───── RECORDS TO USE ─────
using f16x4 = _Float16 __attribute__((ext_vector_type(4)));
using f16x8 = _Float16 __attribute__((ext_vector_type(8)));
__device__ __forceinline__ void split4_f16(const f32x4 v, float s, u32x2 (&part)[3]) {
    f32x4 x;
#pragma unroll
    for (int e = 0; e < 4; ++e) {
        const float t = v[e] * s;
        x[e] = t != t ? t : __builtin_fminf(__builtin_fmaxf(t, -65504.0f), 65504.0f);
    }
    const f16x4 h = __builtin_convertvector(x, f16x4);
    const f16x4 l = __builtin_convertvector(x - __builtin_convertvector(h, f32x4), f16x4);
    part[0] = __builtin_bit_cast(u32x2, h);
    part[1] = __builtin_bit_cast(u32x2, l);
    part[2] = u32x2{0u, 0u};
}
__device__ __forceinline__ void split4_fmt(const f32x4 v, u32x2 (&part)[3], int parts, float f16_scale) {
    if (f16_scale != 0.f) split4_f16(v, f16_scale, part);
    else split4_parts(v, part, parts);
}

__device__ __forceinline__ void split_store4(void* img, int64_t row, int Cs, int c, const f32x4 v, int parts = 3) {
    u32x2 part[3];
    split4_parts(v, part, parts);
    char* base = reinterpret_cast<char*>(img) + (row * (Cs >> 5) + (c >> 5)) * (64 * parts) + (c & 31) * 2;
#pragma unroll
    for (int q = 0; q < 3; ++q)
        if (q < parts) *reinterpret_cast<u32x2*>(base + q * 64) = part[q];
}

__device__ __forceinline__ void split_store4_f16(void* img, int64_t row, int Cs, int c, const f32x4 v, float scale) {
    u32x2 part[3];
    split4_f16(v, scale, part);
    char* base = reinterpret_cast<char*>(img) + (row * (Cs >> 5) + (c >> 5)) * 128 + (c & 31) * 2;
    *reinterpret_cast<u32x2*>(base) = part[0];
    *reinterpret_cast<u32x2*>(base + 64) = part[1];
}
__device__ __forceinline__ void split_store4_out(const aldm_igemm_desc& d, void* img, int64_t row, int Cs, int c, const f32x4 v) {
    if (d.out_split_fmt == ALDM_FMT_F16) split_store4_f16(img, row, Cs, c, v, d.out_split_scale);
    else split_store4(img, row, Cs, c, v, d.out_split_parts);
}

template <int P>
__device__ __forceinline__ void split_store4_t(void* img, int64_t row, int Cs, int c, const f32x4 v) {
    static_assert(P == 2 || P == 3, "2 or 3 parts");
    u32x2 part[3];
    if constexpr (P == 2) split4_rn2(v, part);
    else split4(v, part);
    char* base = reinterpret_cast<char*>(img) + (row * (Cs >> 5) + (c >> 5)) * (64 * P) + (c & 31) * 2;
#pragma unroll
    for (int q = 0; q < P; ++q) *reinterpret_cast<u32x2*>(base + q * 64) = part[q];
}

__device__ __forceinline__ float epi_value(const aldm_igemm_desc& d, int rb_ld, const float* __restrict__ outp,
                                           const float* __restrict__ resp, int b, int64_t o, int n, float v) {
    if (d.bias) v += d.bias[n];
    if (d.rowbias) v += d.rowbias[(int64_t)b * rb_ld + n];
    v = act_apply(v, d.act, d.act_slope);
    if (resp) v += resp[o];
    v *= d.alpha;
    if (d.accumulate) v += outp[o];
    return v;
}

__device__ __forceinline__ float silu_fast(float v) {
    return v * __frcp_rn(1.0f + __expf(-v));
}
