void tower_forward(l3_engine* e, Tower& tw) {
    const bool training = tw.training;
    for (auto& op : tw.ops) {
        Tensor& x = tw.t[op.in];
        Tensor& y = tw.t[op.out];
        switch (op.kind) {
            case OP_CONV: {
                const ConvPlan& p = op.cp;
                ConvBufs b;
                b.x = x.d, b.w = e->params[op.p_kernel].d, b.bias = e->params[op.p_bias].d, b.y = y.d;
                b.wprep = op.wflip, b.wino_u = op.wino_uf;
                b.stat_part = p.stat_mode ? e->stat_scratch : nullptr, b.stat_mode = p.stat_mode;
                ProfScope ps(e, F_CONV_FWD, conv_flops(op.geom), op.name.c_str(), p.fwd.executed);
                ps.bytes(p.fwd_bytes);
                conv_run_fwd(p.fwd, op.geom, p.st, b, e->stream);
                break;
            }
            case OP_BN: {
                const BnPlan& p = op.bp;
                ProfScope ps(e, F_ELEMWISE, 0.0);
                ps.bytes(p.fwd_bytes);
                const float* gamma = e->params[op.p_gamma].d;
                const float* beta = e->params[op.p_beta].d;
                switch (p.stats) {
                    case BS_PARTIALS:
                        bn_stats_from_partials(e->stat_scratch, p.stat_blocks, e->params[op.bias_param].d, gamma, beta, op.mean, op.var,
                                               op.scale, op.shift, x.rows(), x.C, BN_EPS, op.prerelu ? 1 : 0, e->stream);
                        break;
                    case BS_FAST:
                        bn_stats_fast(x.d, gamma, beta, op.mean, op.var, op.scale, op.shift, e->red_scratch, x.rows(), x.C, BN_EPS,
                                      op.prerelu ? 1 : 0, e->stream, x.d_bf16 ? 1 : 0);
                        break;
                    case BS_PLAIN:
                        bn_stats(x.d, gamma, beta, op.mean, op.var, op.scale, op.shift, e->red_scratch, x.rows(), x.C, BN_EPS, e->stream);
// ... 91 lines not shown
                if (p.aug != FW_NONE) {
                    ProfScope ps(e, F_CONV_WGRAD, conv_flops(op.geom), op.name.c_str());
                    ps.bytes(p.wg_bytes);
                    const Op& bn = tw.ops[op.in_bn];
                    if (p.aug == FW_AUG_DEFERRED) {
                        const Op& fb = tw.ops[op.bn_defer];
                        const Tensor &bi = tw.t[fb.in], &bo = tw.t[fb.out];
                        const float* co = bn_bwd_fast_coeffs(e->red_scratch, op.cout);
                        const FirstWgFuse f{bi.d, bo.g, fb.scale, fb.shift, co, co + op.cout, co + 2 * op.cout, fb.fused_relu ? 1 : 0,
                                            bi.d_bf16 ? 1 : 0};
                        conv_wgrad(op.xaug, nullptr, op.gaug, e->wg_scratch, op.ageom, e->stream, false, false, &f);
                    } else {
                        conv_wgrad(op.xaug, y.g, op.gaug, e->wg_scratch, op.ageom, e->stream);
                    }
                    first_conv_grads(op.gaug, w, e->params[bn.p_gamma].d, e->params[bn.p_beta].d, e->params[op.p_kernel].g,
                                     e->params[bn.p_gamma].g, e->params[bn.p_beta].g,
                                     op.bias_by_bn && p.aug == FW_AUG ? nullptr : e->params[op.p_bias].g, op.kh * op.kw, x.C, op.cout,
                                     e->stream);
                    break;
                }
                ConvBufs b;
                b.x = x.d, b.w = w, b.y = y.g, b.dx = x.g, b.dw = e->params[op.p_kernel].g;
                b.wprep = op.wflip, b.wino_u = op.wino_ud, b.wg_part = e->wg_scratch;
                {
                    ProfScope ps(e, F_CONV_WGRAD, conv_flops(op.geom), op.name.c_str(), p.wgrad.executed);
                    ps.bytes(p.wg_bytes);
                    conv_run_wgrad(p.wgrad, op.geom, b, e->stream);
                }
                if (p.colsum) {
                    ProfScope ps(e, F_ELEMWISE, 0.0);
                    ps.bytes(grad_bytes(y));
                    colsum(y.g, e->params[op.p_bias].g, e->red_scratch, y.rows(), y.C, e->stream);
                }
                if (p.dgrad.path == DG_NONE) break;
                ProfScope ps(e, F_CONV_DGRAD, conv_flops(op.geom), op.name.c_str(), p.dgrad.executed);
                ps.bytes(p.dg_bytes);
                BnBwdFuse bb{};
                if (p.bwd_bn >= 0) {
                    bb = bn_bwd_fuse(tw, tw.ops[p.bwd_bn]);
                    b.bn_bwd = &bb, b.stat_part = e->stat_scratch;
                }
                conv_run_dgrad(p.dgrad, op.geom, op.dgeom, p.st, b, e->stream);
                break;
            }
            default: break;
        }
// ... 107 lines not shown
    e->bn_table_n = (int)tab.size();
    e->bn_pack_floats = off;
    BnMovingEntry* dev = nullptr;
    if (int rc = dev_alloc_t(e, &dev, tab.size() + 1)) return rc;
    HIPCHK(e, hipMemcpy(dev, tab.data(), tab.size() * sizeof(BnMovingEntry), hipMemcpyHostToDevice));
    e->bn_table = dev;
    return L3_OK;
}
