int run_conv(sps_ctx *c, const ConvCall &cc, hipStream_t st) {
  const NetSpec &s = *c->net;
  const int ci = s.find_conv(cc.name);
  if (ci < 0) return fail(SPS_ERR_INVALID, "unknown conv %s", cc.name);
  const ConvSpec &cs = s.convs[ci];
  ConvArgs a{};
  a.in = cc.in;
  a.ldi = cc.ldi;
  a.out = cc.out;
  a.ldo = cc.ldo;
  a.Wu = c->wu + cs.wu_off;
  a.scale = c->ss + cs.ss_off;
  a.shift = c->ss + cs.ss_off + cs.cout;
  a.res = cc.res;
  a.ldr = cc.ldr;
  a.nbr = cc.map.nbr;
  a.tmask = cc.map.tmask;
  a.ldn = c->capl[cc.level_out];
  a.n_out = c->counts + cc.level_out;
  a.abort_flag = c->counts + 15;
  a.K = cs.K;
  a.cin = cs.cin;
  a.cout = cs.cout;
  a.NT = cs.nt();
  a.upk = cs.upk();
  a.inv_upk = cs.cin >= 4 ? 1.0f / (float)cs.upk() : 1.f;
  a.relu = cc.relu;
  a.in_const = 0.5f;
  const Geometry g = conv_geometry(cc.level_out, cs.K, cs.cin, a.NT, (int64_t)c->cap, !c->pipelined);
  a.S = g.S;
  int64_t gx = (c->cap / 64) >> cc.level_out;
  if (gx < 64) gx = 64;
  if (gx > 4096) gx = 4096;
  {
    static const float gscale = [] { const char *e = diag_env("SPS_GRID_SCALE"); return e ? (float)atof(e) : 1.f; }();
    if (gscale != 1.f) gx = std::max<int64_t>(16, (int64_t)((float)gx * gscale));
  }
  static const int max_wg = [] { const char *e = diag_env("SPS_CONV_MAX_WG"); return e ? atoi(e) : 0; }();
  if (max_wg > 0 && gx * (a.NT / g.ntw) * g.S > max_wg) gx = std::max<int64_t>(16, max_wg / ((a.NT / g.ntw) * g.S));
  dim3 grid((unsigned)(a.NT / g.ntw), (unsigned)(gx * g.S), 1u);
  a.in2 = cc.in2;
  a.ldi2 = cc.ldi2;
  a.upk2 = cs.ds_cin / 4;
  a.in2_bytes = (uint32_t)((size_t)c->capl[cc.level_out] * (size_t)(cc.ldi2 > 0 ? cc.ldi2 : 1) * 4u);
  if (cs.ds_cin > 0 && !cc.in2) return fail(SPS_ERR_INVALID, "%s needs the block input for its fused downsample", cc.name);
  if (cc.fin) {
    const ConvSpec &fs = s.convs[s.find_conv("final")];
    a.fin_w = c->blob + fs.w_off;
    a.fin_b = c->final_bias;
    a.fin_out = c->logits;
  }
  const bool is_up = cs.K == 8 && std::strncmp(cc.name, "convtr", 6) == 0;
  const int level_in = cs.K == 8 ? (is_up ? cc.level_out + 1 : cc.level_out - 1) : cc.level_out;
  a.in_bytes = (uint32_t)((size_t)c->capl[level_in < 0 ? 0 : level_in] * (size_t)cc.ldi * 4u);
  a.wu_bytes = (uint32_t)(cs.wu_numel() * 4);
  a.nbr_bytes = (uint32_t)((size_t)cs.K * (size_t)c->capl[cc.level_out] * 4u);
  a.tile_cap = (int)(c->capl[cc.level_out] / 16);
  a.tile_order = (TILE_ORDER != 0 && cs.K == 81 && cc.level_out >= TILE_ORDER_FIRST_LEVEL) ? c->lv[cc.level_out].tile_order : nullptr;
  a.order_ways = TILE_ORDER == 2 ? TILE_ORDER_WAYS / std::max(1, a.NT / g.ntw) : 0;
  if (cc.up) {
    const ConvSpec &us = s.convs[s.find_conv(cc.up)];
    if (us.cin != cs.cout || cc.level_out < 1) return fail(SPS_ERR_INVALID, "%s cannot be fused into %s", cc.up, cc.name);
    a.up_Wu = c->wu + us.wu_off;
    a.up_scale = c->ss + us.ss_off;
    a.up_shift = c->ss + us.ss_off + us.cout;
    a.up_down = c->lv[cc.level_out].down;
    a.up_tmask = c->lv[cc.level_out].tmdown;
    a.up_ldn = c->capl[cc.level_out];
    a.up_out = cc.up_out;
    a.up_ldo = cc.up_ldo;
    a.up_cout = us.cout;
    a.up_rows = (int)c->capl[cc.level_out - 1];
    a.up_wu_bytes = (uint32_t)(us.wu_numel() * 4);
    grid.x = 1;
    a.order_ways = TILE_ORDER == 2 ? TILE_ORDER_WAYS : 0;
  }
  {
    static const char *trace_layer = diag_env("SPS_TRACE_LAYER");
    a.trace_on = trace_layer && std::strcmp(trace_layer, cc.name) == 0;
  }
  if (cs.cin == 1) {
    TileOrderArgs to{};
    const int g0 = grid_for(c->cap, 64, 4096);
    int gto = 0;
    if (TILE_ORDER != 0) {
      for (int l = 0; l < NLV; ++l) {
        const bool px = l < PX_LEVELS && ((px_levels() >> l) & 1) && c->lv[l].px_order;
        to.tm3[l] = (c->lv[l].nbr3 || !px) ? c->lv[l].tm3 : nullptr, to.order[l] = c->lv[l].tile_order;
        to.rb_cnt[l] = px ? c->lv[l].rb_cnt : nullptr, to.px_sorted[l] = c->lv[l].px_sorted, to.px_order[l] = c->lv[l].px_order;
      }
      to.counts = c->counts;
      gto = NLV - TILE_ORDER_FIRST_LEVEL + PX_LEVELS;
    }
    c->last_kernel = c->cur_vfeat ? "k_conv0_feat" : "k_conv0_fused";
    {
      static const int c0mode = [] { const char *e = diag_env("SPS_DIAG_CONV0"); return e ? atoi(e) : 0; }();
      if (c0mode == 1) {
        hipLaunchKernelGGL(k_conv0_fused, dim3((unsigned)gto), dim3(256), 0, st, a.n_out, c->lv[0].view(), c->blob + cs.w_off, a.scale,
                           a.shift, a.in_const, a.out, a.ldo, 1, to, 0);
        return SPS_OK;
      }
      if (c0mode == 2) gto = 0;
    }
    if (c->cur_vfeat) {
      hipLaunchKernelGGL(k_conv0_feat, dim3((unsigned)(g0 + gto)), dim3(256), 0, st, a.n_out,
                         c->lv[0].view(), c->blob + cs.w_off, a.scale, a.shift, c->cur_vfeat, a.out, a.ldo, to, g0);
      return SPS_OK;
    }
    hipLaunchKernelGGL(k_conv0_fused, dim3((unsigned)(g0 + gto)), dim3(256), 0, st, a.n_out,
                       c->lv[0].view(), c->blob + cs.w_off, a.scale, a.shift, a.in_const, a.out, a.ldo, 1, to, g0);
    return SPS_OK;
  }
  if (cs.K == 8 && std::strncmp(cc.name, "convtr", 6) == 0) {
    {
      const int coarse = cc.level_out + 1;
      a.nbr = c->lv[coarse].down;
      a.tmask = c->lv[coarse].tmdown;
      a.n_out = c->counts + coarse;
      a.ldn = c->capl[coarse];
      a.tile_cap = (int)(c->capl[coarse] / 16);
      a.out_rows = (int)c->capl[cc.level_out];
      int64_t gu = (c->cap / 16) >> coarse;
      if (gu < 64) gu = 64;
      if (gu > 8192) gu = 8192;
      const dim3 gr((unsigned)gu);
      c->last_kernel = "k_upconv";
      if (a.NT == 1)
        hipLaunchKernelGGL((k_upconv<1>), gr, dim3(256), 0, st, a);
      else if (a.NT == 2)
        hipLaunchKernelGGL((k_upconv<2>), gr, dim3(256), 0, st, a);
      else
        hipLaunchKernelGGL((k_upconv<4>), gr, dim3(256), 0, st, a);
      return SPS_OK;
    }
  }
  const bool ds = cs.ds_cin > 0;
  if (cc.level_out < PX_LEVELS && ((px_levels() >> cc.level_out) & 1) && c->lv[cc.level_out].rb_e && cs.K == 81 && a.NT == 1 && (cs.cout == 8 || cs.cout == 16) &&
      (cs.cin == 8 || cs.cin == 16 || cs.cin == 24) && (!cc.fin || cs.cout == 8)) {
    int64_t gs = (c->cap / 64) >> cc.level_out;
    if (gs < 64) gs = 64;
    if (gs > 4096) gs = 4096;
    const dim3 gridp((unsigned)gs);
    a.rb_e = c->lv[cc.level_out].rb_e;
    a.rb_k = c->lv[cc.level_out].rb_k;
    a.rb_cnt = c->lv[cc.level_out].rb_cnt;
    a.px_order = TILE_ORDER != 0 ? c->lv[cc.level_out].px_order : nullptr;
    a.rb_supertiles = (int)(c->capl[cc.level_out] / 64);
    const int key = cs.cin * 100 + (cs.cout == 8 ? 10 : 0) + (cc.fin ? 2 : (ds ? 1 : 0));
    c->last_kernel = "k_conv_px";
    static_assert(PX_HALF_LEVELS == 1, "SPS_PX_LAUNCH picks the HALF instantiations for level 0 alone");
    if (px_half_level(cc.level_out) && cs.cout != 8)
      return fail(SPS_ERR_INVALID, "%s: C_out = %d cannot read the 8-pair rulebook of level %d", cc.name, cs.cout, cc.level_out);
#define SPS_PX_LAUNCH(CIN_, C8_, DS_, FIN_)                                                                  \
  do {                                                                                                       \
    if (cc.level_out == 0)                                                                                   \
      launch_px<SPS_PX0, CIN_, C8_, DS_, FIN_, SPS_PX0_W, false, C8_>(gridp, st, a);                         \
    else                                                                                                     \
      launch_px<SPS_PX1, CIN_, C8_, DS_, FIN_, SPS_PX1_W>(gridp, st, a);                                     \
  } while (0)
    switch (key) {
      case 800: SPS_PX_LAUNCH(8, false, false, false); break;
      case 810: SPS_PX_LAUNCH(8, true, false, false); break;
      case 811: SPS_PX_LAUNCH(8, true, true, false); break;
      case 812: SPS_PX_LAUNCH(8, true, true, true); break;
      case 1601:
        if (cc.up) {
          if (cc.level_out != 1 || a.up_cout > 16) return fail(SPS_ERR_INVALID, "%s cannot be fused into %s", cc.up, cc.name);
          launch_px<SPS_PX1, 16, false, true, false, SPS_PX1_W, true>(gridp, st, a);
        } else {
          SPS_PX_LAUNCH(16, false, true, false);
        }
        break;
      case 1610: SPS_PX_LAUNCH(16, true, false, false); break;
      case 2400: SPS_PX_LAUNCH(24, false, false, false); break;
      default: return fail(SPS_ERR_INVALID, "no k_conv_px instantiation for %s", cc.name);
    }
#undef SPS_PX_LAUNCH
    return SPS_OK;
  }
  if (cs.K == 81 && !a.nbr)
    return fail(SPS_ERR_INVALID, "%s has no pair-exact instantiation and the inference-only context keeps no neighbour table at level %d",
                cc.name, cc.level_out);
  if (cc.fin && !(g.ntw == 1 && ds && g.S == 1)) return fail(SPS_ERR_INVALID, "final fusion needs NT = 1, S = 1");
  c->last_kernel = cs.K == 81 ? (cc.level_out >= 2 ? "k_conv<3x3x3x3, levels 2-4>" : "k_conv<3x3x3x3, levels 0-1>") : "k_conv<2x2x2x1 stride 2>";
  if (cc.fin) {
    hipLaunchKernelGGL((k_conv<1, SPS_G1DS, SPS_W1, true, true, 1>), grid, dim3(256), 0, st, a);
    return SPS_OK;
  }
  unsigned lds_pad = 0;
#if defined(SPS_DIAG)
  {
    static const int pad = [] { const char *e = diag_env("SPS_CONV_LDS_PAD"); return e ? atoi(e) : 0; }();
    if (cc.level_out >= 2 && cs.K == 81) lds_pad = (unsigned)pad;
  }
#endif
  return launch_k_conv(a, g, ds, grid, st, lds_pad);
}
─────
§ GOAL OF THE EXERCISE: Reproduce word for word the lines of the records above, beginning at the first and ending with the line where "template <int P>" appears, and nothing past it.

§ ANSWER SECTION:
using f16x4 = _Float16 __attribute__((ext_vector_type(4)));
using f16x8 = _Float16 __attribute__((ext_vector_type(8)));
__device__ __forceinline__ void split4_f16(const f32x4 v, float s, u32x2 (&part)[3]) {
    f32x4 x;
#pragma unroll
    for (int e = 0; e < 4; ++e) {
        const float t = v[e] * s;
        x[e] = t != t ? t : __builtin_fminf(__builtin_fmaxf(t, -65504.0f), 65504.0f);
    }
    const f16x4 h = __builtin_convertvector(x, f16x4);
    const f16x4 l = __builtin_convertvector(x - __builtin_convertvector(h, f32x4), f16x4);
    part[0] = __builtin_bit_cast(u32x2, h);
    part[1] = __builtin_bit_cast(u32x2, l);
    part[2] = u32x2{0u, 0u};
}
__device__ __forceinline__ void split4_fmt(const f32x4 v, u32x2 (&part)[3], int parts, float f16_scale) {
    if (f16_scale != 0.f) split4_f16(v, f16_scale, part);
    else split4_parts(v, part, parts);
}

__device__ __forceinline__ void split_store4(void* img, int64_t row, int Cs, int c, const f32x4 v, int parts = 3) {
    u32x2 part[3];
    split4_parts(v, part, parts);
    char* base = reinterpret_cast<char*>(img) + (row * (Cs >> 5) + (c >> 5)) * (64 * parts) + (c & 31) * 2;
#pragma unroll
    for (int q = 0; q < 3; ++q)
        if (q < parts) *reinterpret_cast<u32x2*>(base + q * 64) = part[q];
}

__device__ __forceinline__ void split_store4_f16(void* img, int64_t row, int Cs, int c, const f32x4 v, float scale) {
    u32x2 part[3];
    split4_f16(v, scale, part);
    char* base = reinterpret_cast<char*>(img) + (row * (Cs >> 5) + (c >> 5)) * 128 + (c & 31) * 2;
    *reinterpret_cast<u32x2*>(base) = part[0];
    *reinterpret_cast<u32x2*>(base + 64) = part[1];
}
__device__ __forceinline__ void split_store4_out(const aldm_igemm_desc& d, void* img, int64_t row, int Cs, int c, const f32x4 v) {
    if (d.out_split_fmt == ALDM_FMT_F16) split_store4_f16(img, row, Cs, c, v, d.out_split_scale);
    else split_store4(img, row, Cs, c, v, d.out_split_parts);
}

template <int P>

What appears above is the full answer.